In other words, DRY and oracle independence may not actually be in conflict, once we return to DRY's original definition. The apparent conflict only arises when DRY is narrowly interpreted as "eliminate code duplication."

I cannot say with certainty that this interpretation is correct. But based on the original definition, calling a hardcoded test expected value a DRY violation does seem like a bit of a stretch.

When Sharing Config Values Becomes Dangerous

Let me return to the config-sharing problem. Even when hardcoding is justified, there is a more structural concern worth considering.

When every unit in a system references the same config constant, an incorrect value in that config propagates to every unit that depends on it. If the tests also reference the same config, then no one — not even the tests — catches the mistake. This risk exists regardless of whether the system is a monolith or a microservice architecture. It is an inherent risk of depending on a single source of truth.

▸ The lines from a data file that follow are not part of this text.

# pangenome/gfasort

Hardware: AMD Instinct MI355X
Metric: SGD term-updates/sec, -p Y, 1M-node synthetic GFA (higher is better)
Workload: dtype f64

## Files before the change

gfasort_amd/build.py:

```python
import os
import subprocess
import sys

HERE = os.path.dirname(os.path.abspath(__file__))
CSRC = os.path.join(HERE, "csrc")
LIBDIR = os.path.join(HERE, "lib")
LIB = os.path.join(LIBDIR, "libgfasort_hip.so")
SOURCES = ["sgd_kernels_1d.hip", "sgd_kernels_1d_phased.hip", "sgd_kernels_nd.hip", "sgd_kernels_nd_team.hip", "sgd_kernels_nd_team_wide.hip", "index_kernels.hip",
           "capi.hip", "multi.hip"]
HEADERS = ["sgd_device.h", "sgd_kernel_common.h", "sgd_1d.h", "sgd_nd_team.h", "sgd_host.h", os.path.join("..", "..", "include", "gfasort_hip.h")]

HIPCC_FLAGS = ["--offload-arch=gfx950", "-O3", "-std=c++17", "-fPIC",
               "-ffp-contract=off", "-munsafe-fp-atomics", "-Wall", "-Wno-unused-function"]
OBJDIR = os.path.join(HERE, "lib", "obj")


def _stale():
    if not os.path.exists(LIB):
        return True
    t = os.path.getmtime(LIB)
    deps = [os.path.join(CSRC, s) for s in SOURCES + HEADERS] + [os.path.abspath(__file__)]
    return any(os.path.getmtime(d) > t for d in deps)


def build_hip(force=False, verbose=False):
    if not force and not _stale():
        return LIB
    os.makedirs(OBJDIR, exist_ok=True)
    hipcc = os.environ.get("HIPCC", "/opt/rocm/bin/hipcc")
    hdr_t = max(os.path.getmtime(os.path.join(CSRC, h)) for h in HEADERS)

    def compile_one(src):
        obj = os.path.join(OBJDIR, src.replace(".hip", ".o"))
        sp = os.path.join(CSRC, src)
        if not force and os.path.exists(obj) and os.path.getmtime(obj) > max(os.path.getmtime(sp), hdr_t):
            return obj
        cmd = [hipcc] + HIPCC_FLAGS + ["-c", "-o", obj, sp]
        if verbose:
            print(" ".join(cmd), file=sys.stderr)
        subprocess.check_call(cmd)
        return obj

    from concurrent.futures import ThreadPoolExecutor
# ... 48 lines not shown
```

gfasort_amd/csrc/sgd_1d.h:

```cpp
#pragma once
#include "sgd_kernel_common.h"

namespace gfs {

struct RefTerm1D { uint32_t i, j; int crowd; double term_dist; };

template <bool LDS_TABLES>
__device__ __forceinline__ bool ref_sample_1d(const KArgs &a, const uint4 *path_tab, const double *zeta_tab, Rng &rng,
                                              const uint64_t step_idx, const uint4 &ra, RefTerm1D &t) {
    uint4 rb; uint64_t sa, sb; uint32_t cnt, path;
    if (!sample_pair_from<LDS_TABLES>(a, path_tab, zeta_tab, rng, step_idx, ra, rb, sa, sb, cnt, path)) return false;
    t.term_dist = fabs(rec_pos(ra) - rec_pos(rb));
    if (t.term_dist == 0.0) return false;
    t.crowd = crowd_shift<false>(a, ra, rb);
    t.i = ra.x; t.j = rb.x;
    return t.i != 0xFFFFFFFFu && t.j != 0xFFFFFFFFu;
}
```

Thinking about this at the unit level, as long as each unit's tests trust input values as "presumably correct" and use them as-is, an error in those values will propagate through every layer of tests without being caught. This may be a somewhat strong claim, but logically, it should hold.

Testing Properties Instead of Exact Values

That said, preparing independent hardcoded expected values for every config value is not practical. Tax rates have legal grounds, but what about a retry count? There is usually no external authority that dictates "this should be 3." For values like these, finding an independent oracle is genuinely difficult.

One approach that may help is testing properties and relationships rather than exact values:

test('retry count is within a reasonable range', () => {
  expect(MAX_RETRY).toBeGreaterThan(0);
  expect(MAX_RETRY).toBeLessThanOrEqual(10);
});

test('retry count and timeout are consistent', () => {
  expect(MAX_RETRY * RETRY_INTERVAL).toBeLessThanOrEqual(TIMEOUT);
});

Tests like these do not need to be updated when values change. They only catch unintended breakage. And because the constraints are grounded in design intent — which serves as an external justification — they seem consistent with Howden's principle.

It Is a Tradeoff After All

Howden's principle is theoretically sound. The argument that all expected values should be independent of the implementation is logically correct. But applying independent verification to every single config value is not realistic.

So this is, I believe, a tradeoff.

What matters most is whether you are aware that you are making a tradeoff. There is a significant difference between deciding "this value should ideally be verified independently, but we are sharing it from config as a conscious cost-benefit decision" and simply sharing it without any thought.

Coming back to the original question: does it matter whether the expected value is hardcoded or imported from config? I believe it does — but not because one approach is universally better. What matters is whether the choice was made deliberately, with an understanding of what is gained and what is lost.

Perhaps the value of a test is determined not by its form, but by the quality of the judgment behind it. I may be off the mark, but that is the conclusion I reached through this research.